Abril fez-se para se ter Liberdade. Mas, no ano do cinquentenário deste dia a que tantos apelam diariamente, a Liberdade parece ser uma miragem cada vez mais ofuscada pelas parangonas que vão enchendo os escaparates e vendendo novas edições…

Aparentemente, a liberdade é um valor transversal na nossa sociedade e indissociável da democracia. Vivemos actualmente num Portugal com uma rede de legislação cada vez mais inclusiva. Crianças já podem trocar de género; mulheres podem abortar sem que lhes seja colocado algum entrave; e, daqui a pouco tempo, poderemos morrer quando quisermos, livremente, sem que a nossa morte seja anunciada como um tradicional suicídio. Somos livres… enfim!

Mas será que não valia a pena parar um pouco para repensar esta liberdade? É que no léxico português que resultou da revolução, o uso da palavra “liberdade” multiplica-se de forma exponencial, transformando um valor que é absoluto para a democracia, num banalizado adjectivo que vai perdendo a sua importância com o correr dos tempos.

Quantas vezes vemos a palavra “liberdade” conjugada directamente com o substantivo “responsabilidade”? E o que é a liberdade sem a responsabilidade? Não será sinónimo de uma anarquia que acaba por promover a morte dessa mesma liberdade?

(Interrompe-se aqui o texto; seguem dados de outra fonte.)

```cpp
#include <algorithm>
#include <thread>
#include <stdio.h>
#include <stdlib.h>

#include <chrono>
#include <functional>
#include <initializer_list>
#include "svo_internal.h"

struct PendingEvt { int entry; hipEvent_t a, b; };

struct SvoProfState {
  std::vector<PendingEvt> pending;
  std::vector<hipEvent_t> pool;
};
static SvoProfState* prof_state(svo_ctx* ctx) {
  if (!ctx->prof_impl) ctx->prof_impl = new SvoProfState();
  return reinterpret_cast<SvoProfState*>(ctx->prof_impl);
}
static void prof_resolve(svo_ctx* ctx) {
  SvoProfState* ps = prof_state(ctx);
// ... 810 lines not shown
  hipSetDevice(ctx->device);
  Bump bm{ctx};
  double* dX = bm.take<double>(3 * (size_t)std::max(n, 1));
  double* dO = bm.take<double>(2 * (size_t)std::max(n, 1));
  double* dK = bm.take<double>(4);
  double* dTp = bm.take<double>(16);
  double* dT = bm.take<double>(16);
  uint8_t* dM = bm.take<uint8_t>(std::max(n, 1));
  svo_pnp_stats* dS = bm.take<svo_pnp_stats>(1);
  uint16_t* dSub = bm.take<uint16_t>(512);
  void* dHyp = bm.take<uint8_t>(svo_pnp_hyp_bytes());
  if (!bm.ok()) return SVO_E_CAPACITY;
  if (n > 0) { H2D(dX, Xw, 24 * (size_t)n); H2D(dO, obs, 16 * (size_t)n); }
  H2D(dK, K, 32);
  H2D(dTp, T_fallback_cw, 128);
  const uint16_t* sub = ctx->d_pnp_subsets + (size_t)std::min(n, 512) * 500;
  uint16_t hsub[500];
  if (rng_state != 0 && rng_state != ~0ull) {
    svo_pnp_subsets(rng_state, n, hsub);
    H2D(dSub, hsub, sizeof hsub);
    SVO_HIP(ctx, hipStreamSynchronize(ctx->stream));
    sub = dSub;
  }
  int rc = svo_launch_pnp(ctx, dX, dO, n, dK, dTp, sub, dHyp, dT, dM, dS);
  if (rc) return rc;
  D2H(T_cw, dT, 128);
  if (inlier_mask && n > 0) D2H(inlier_mask, dM, n);
  if (stats) D2H(stats, dS, sizeof(svo_pnp_stats));
  SVO_HIP(ctx, hipStreamSynchronize(ctx->stream));
  return SVO_OK;
}

extern "C" int svo_debug_epnp5(svo_ctx* ctx, const double Xw5[15], const double uv5[10], const double K[4], double R[9],
                               double t[3], double rep_err[3]) {
  if (!ctx || !Xw5 || !uv5 || !K || !R || !t) return SVO_E_INVALID;
  hipSetDevice(ctx->device);
  Bump bm{ctx};
  double* dX = bm.take<double>(15); double* dU = bm.take<double>(10); double* dK = bm.take<double>(4);
  double* dO = bm.take<double>(24);
  if (!bm.ok()) return SVO_E_CAPACITY;
  H2D(dX, Xw5, 120); H2D(dU, uv5, 80); H2D(dK, K, 32);
  const char* reps_env = getenv("SVO_EPNP_REPS");
  int rc = svo_launch_epnp5_probe(ctx, dX, dU, dK, dO, reps_env ? atoi(reps_env) : 1);
  if (rc) return rc;
  double o[24];
  D2H(o, dO, sizeof o);
  SVO_HIP(ctx, hipStreamSynchronize(ctx->stream));
  memcpy(R, o, 72); memcpy(t, o + 9, 24);
  if (rep_err) memcpy(rep_err, o + 13, 24);
  if (getenv("SVO_EPNP_STAMPS")) fprintf(stderr, "epnp5 cycles: setup+MtM %.0f, eigen %.0f (%d sweeps), L/rho %.0f, branches %.0f (initial betas %.0f, Gauss-Newton %.0f, to the last SVD %.0f)\n", o[16], o[17], (int)o[20], o[18], o[19], o[21], o[22], o[23]);
  return o[12] != 0.0 ? SVO_OK : SVO_E_INVALID;
}

static int frontend_slice(svo_ctx* ctx, hipStream_t st, const uint8_t* d_grayL, const uint8_t* d_grayR, int stride, int p0, int b,
                          const svo_camera* cam, svo_kp* d_kpL, uint8_t* d_descL, int32_t* d_nL, float* d_uR, float* d_depth) {
  const size_t K = ctx->max_kp, img = (size_t)ctx->g.H * stride;
  const SvoFeBufs fb = svo_fe_own(ctx).at(ctx->g, K, 2 * (size_t)p0, p0);
  int rc = svo_launch_orb(ctx, st, fb, d_grayL + p0 * img, d_grayR + p0 * img, stride, b, 2 * b);
  if (rc == SVO_OK) rc = svo_launch_stereo(ctx, st, fb, d_grayL + p0 * img, d_grayR + p0 * img, stride, b, cam);
  if (rc == SVO_OK) {
    auto d2d = [&](void* dst, const void* src, size_t bytes) {
      if (dst && hipMemcpyAsync(dst, src, bytes, hipMemcpyDeviceToDevice, st) != hipSuccess) rc = SVO_E_HIP;
    };
    d2d(d_kpL ? d_kpL + (size_t)p0 * K : nullptr, fb.kp, sizeof(svo_kp) * K * b);
    d2d(d_descL ? d_descL + (size_t)p0 * K * 32 : nullptr, fb.desc, 32 * K * b);
    d2d(d_nL ? d_nL + p0 : nullptr, fb.nkp, 4 * (size_t)b);
    d2d(d_uR ? d_uR + (size_t)p0 * K : nullptr, fb.uR, 4 * K * b);
    d2d(d_depth ? d_depth + (size_t)p0 * K : nullptr, fb.depth, 4 * K * b);
  }
  return rc;
}

int svo_frontend_nslices(const svo_ctx* ctx, int B) {
  const int ns = std::min(ctx->opt_frontend_overlap, B / 8);
  return (ns < 2 || ctx->profiling) ? 1 : ns;
}

extern "C" int svo_frontend_batch_dev(svo_ctx* ctx, const uint8_t* d_grayL, const uint8_t* d_grayR,
                                      int stride, int B, const svo_camera* cam, svo_kp* d_kpL,
                                      uint8_t* d_descL, int32_t* d_nL, float* d_uR,
                                      float* d_depth) {
  if (!ctx || !d_grayL || !d_grayR || !cam || B < 1 || stride < ctx->g.W) return SVO_E_INVALID;
  if (B > ctx->max_batch) return SVO_E_CAPACITY;
  hipSetDevice(ctx->device);
  { const int rcq = svo_track_quiesce(ctx); if (rcq) return rcq; }
  const int ns = svo_frontend_nslices(ctx, B);
  if (ns < 2)
    return frontend_slice(ctx, ctx->stream, d_grayL, d_grayR, stride, 0, B, cam, d_kpL, d_descL, d_nL, d_uR, d_depth);
  while ((int)ctx->fe_streams.size() < ns - 1) {
    hipStream_t st = nullptr;
    hipEvent_t e;
    {
      int attempts = 0, percent = 0;
      const int rcp = svo_pick_stream(ctx, [](hipStream_t* s) { return svo_stream_create(s, 0); },
                                      {ctx->stream, ctx->fe_streams.empty() ? nullptr : ctx->fe_streams.back()}, &st, &attempts, &percent,
                                      {ctx->stream, ctx->fe_streams.empty() ? nullptr : ctx->fe_streams.back()},
                                      {ctx->stream, ctx->fe_streams.empty() ? nullptr : ctx->fe_streams.back()});
      if (rcp) return rcp;
    }
    ctx->fe_streams.push_back(st);
    SVO_HIP(ctx, hipEventCreateWithFlags(&e, hipEventDisableTiming));
    ctx->fe_events.push_back(e);
  }
  if (!ctx->ev_frontend) SVO_HIP(ctx, hipEventCreateWithFlags(&ctx->ev_frontend, hipEventDisableTiming));
  SVO_HIP(ctx, hipEventRecord(ctx->ev_frontend, ctx->stream));
  int rc = SVO_OK;
// ... 223 lines not shown
```

stereo-semantic-vo_amd/csrc/svo_epnp_ord_dev.h:

```cpp
#pragma once
#ifndef HIP_INCLUDE_HIP_HIP_RUNTIME_H
#include <hip/hip_runtime.h>
#endif
#include <stdint.h>

#include "svo_epnp_exact_dev.h"

namespace epnp_ord {

#define EO_FN __device__ __forceinline__
typedef double d2 __attribute__((ext_vector_type(2)));

#include "svo_epnp_ord_tab.h"
#include "svo_epnp_ord_asm.h"

#define EO_SYNC()                                         \
  do {                                                    \
    __builtin_amdgcn_fence(__ATOMIC_ACQ_REL, "wavefront"); \
    __builtin_amdgcn_wave_barrier();                      \
  } while (0)

struct Lds {
  alignas(16) double jr[16 * 16];
  alignas(16) double xch[16][4][4];
// ... 377 lines not shown
        const double delta = (gamma - beta) * 0.5;
        sn = xsqrt(xdiv(delta, gamma));
        c = xdiv(p, gamma * sn * 2);
      } else {
        c = xsqrt(xdiv(gamma + beta, gamma * 2));
        sn = xdiv(p, gamma * c * 2);
      }
      const double se = is_j ? -sn : sn;
      const double n0 = c * x0 + se * y0, n1 = c * x1 + se * y1, n2 = c * x2 + se * y2;
      const double Wn = colsum<12>(n0 * n0, n1 * n1, n2 * n2, g);
      EO_SYNC();
      if (rot) {
        x0 = n0; x1 = n1; x2 = n2; W = Wn;
        chg |= 1u << sw;
        mine[0] = x0; mine[1] = x1; mine[2] = x2;
        S.xw[r] = W;
      }
    }
    EO_SYNC();
    const bool closes = active && (e & 0x80u) != 0;
    if (__any(closes)) {
      const int sc = sbase + (int)((e >> 8) & 3);
      const unsigned long long bal = __ballot(closes && ((chg >> (sc & 31)) & 1u));
      if (closes && (sc >= 29 || ((unsigned)bal & pm) == 0u)) active = false;
    }
    tt = tn; tp = tpn; sbase = sbn; e = en;
    ++nsteps;
  }
  if (lane == 0) S.sweeps = 1000000 + nsteps;
  EO_SYNC();
}

typedef __attribute__((address_space(3))) double lds_double;
__device__ __attribute__((noinline)) void svd_small_seq(Lds& S, double* jW, int M, int n, int base, int p) {
  double w[6];
  epnp_exact::jacobi_svd((lds_double*)jW, (lds_double*)&S.jr[base * 16], 16, w, (lds_double*)&S.jr[base * 16 + M], 16, M, n, n);
  for (int i = 0; i < n; ++i) {
    S.sw[p][i] = w[i];
    S.srow[p][i] = base + i;
    S.jr[(base + i) * 16 + 15] = w[i];
  }
  S.flag |= 2; S.why |= 8;
}
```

PUB • CONTINUE A LER A SEGUIR

Num Mundo em que cada vez mais parece que o solipsismo ganha seguidores, em que todos nos empurram e incentivam a tomar as nossas decisões, sem pensar, nem muitas vezes ter em conta o impacto que isso vai ter em alguém, é estranho, no mínimo, não podermos ainda votar efectivamente naqueles que queremos que nos representem.

Em Portugal os cidadãos não são livres para votar em quem quiserem. Vota-se naqueles que os partidos determinam e, em última instância, escolhe-se em segunda escolha por entre aqueles que a partidocracia nos impõe. Os portugueses não podem (incrivelmente 50 anos depois de Abril) escolher sequer os deputados que os representam na Assembleia da República!

Ao não votarmos em pessoas concretas, os deputados eleitos não têm qualquer capacidade de representação perante aqueles que os elegeram nem tão pouco sentem a responsabilidade de terem sido os escolhidos para os defender. Sabem que se quiserem sair, simplesmente, saem e a outra pessoa que figurava como o número depois dele, entra.

A implementação de círculos uninominais em Portugal permitiria uma política de maior proximidade, essencial para a boa governação, e permite um sério escrutínio à acção dos que governam. Pedir responsabilidades aos eleitos!

50 anos depois de Abril a palavra de ordem tem de ser esta: responsabilidade! Com a responsabilidade de promover o respeito pelo outro e pela diferença, de assumir um cargo para servir o País, de ter a noção de que tem todas as condições para ser um operador da mudança, com isto tudo, a liberdade pode concretizar-se de forma plena, porque as fronteiras que as definem, num Estado de Direito como aquele em que felizmente vivemos, se adequam de forma natural às contrariedades conjunturais que nos vão afectando a cada momento.

Para concluir, e numa perspectiva mais filosófica ou descontraída, é comum dizer-se a que a nossa liberdade termina onde começa a liberdade dos outros. Mas, para mim, e tal como escreve Fernando Pessoa, Liberdade é “ter um livro para ler e não o fazer!”.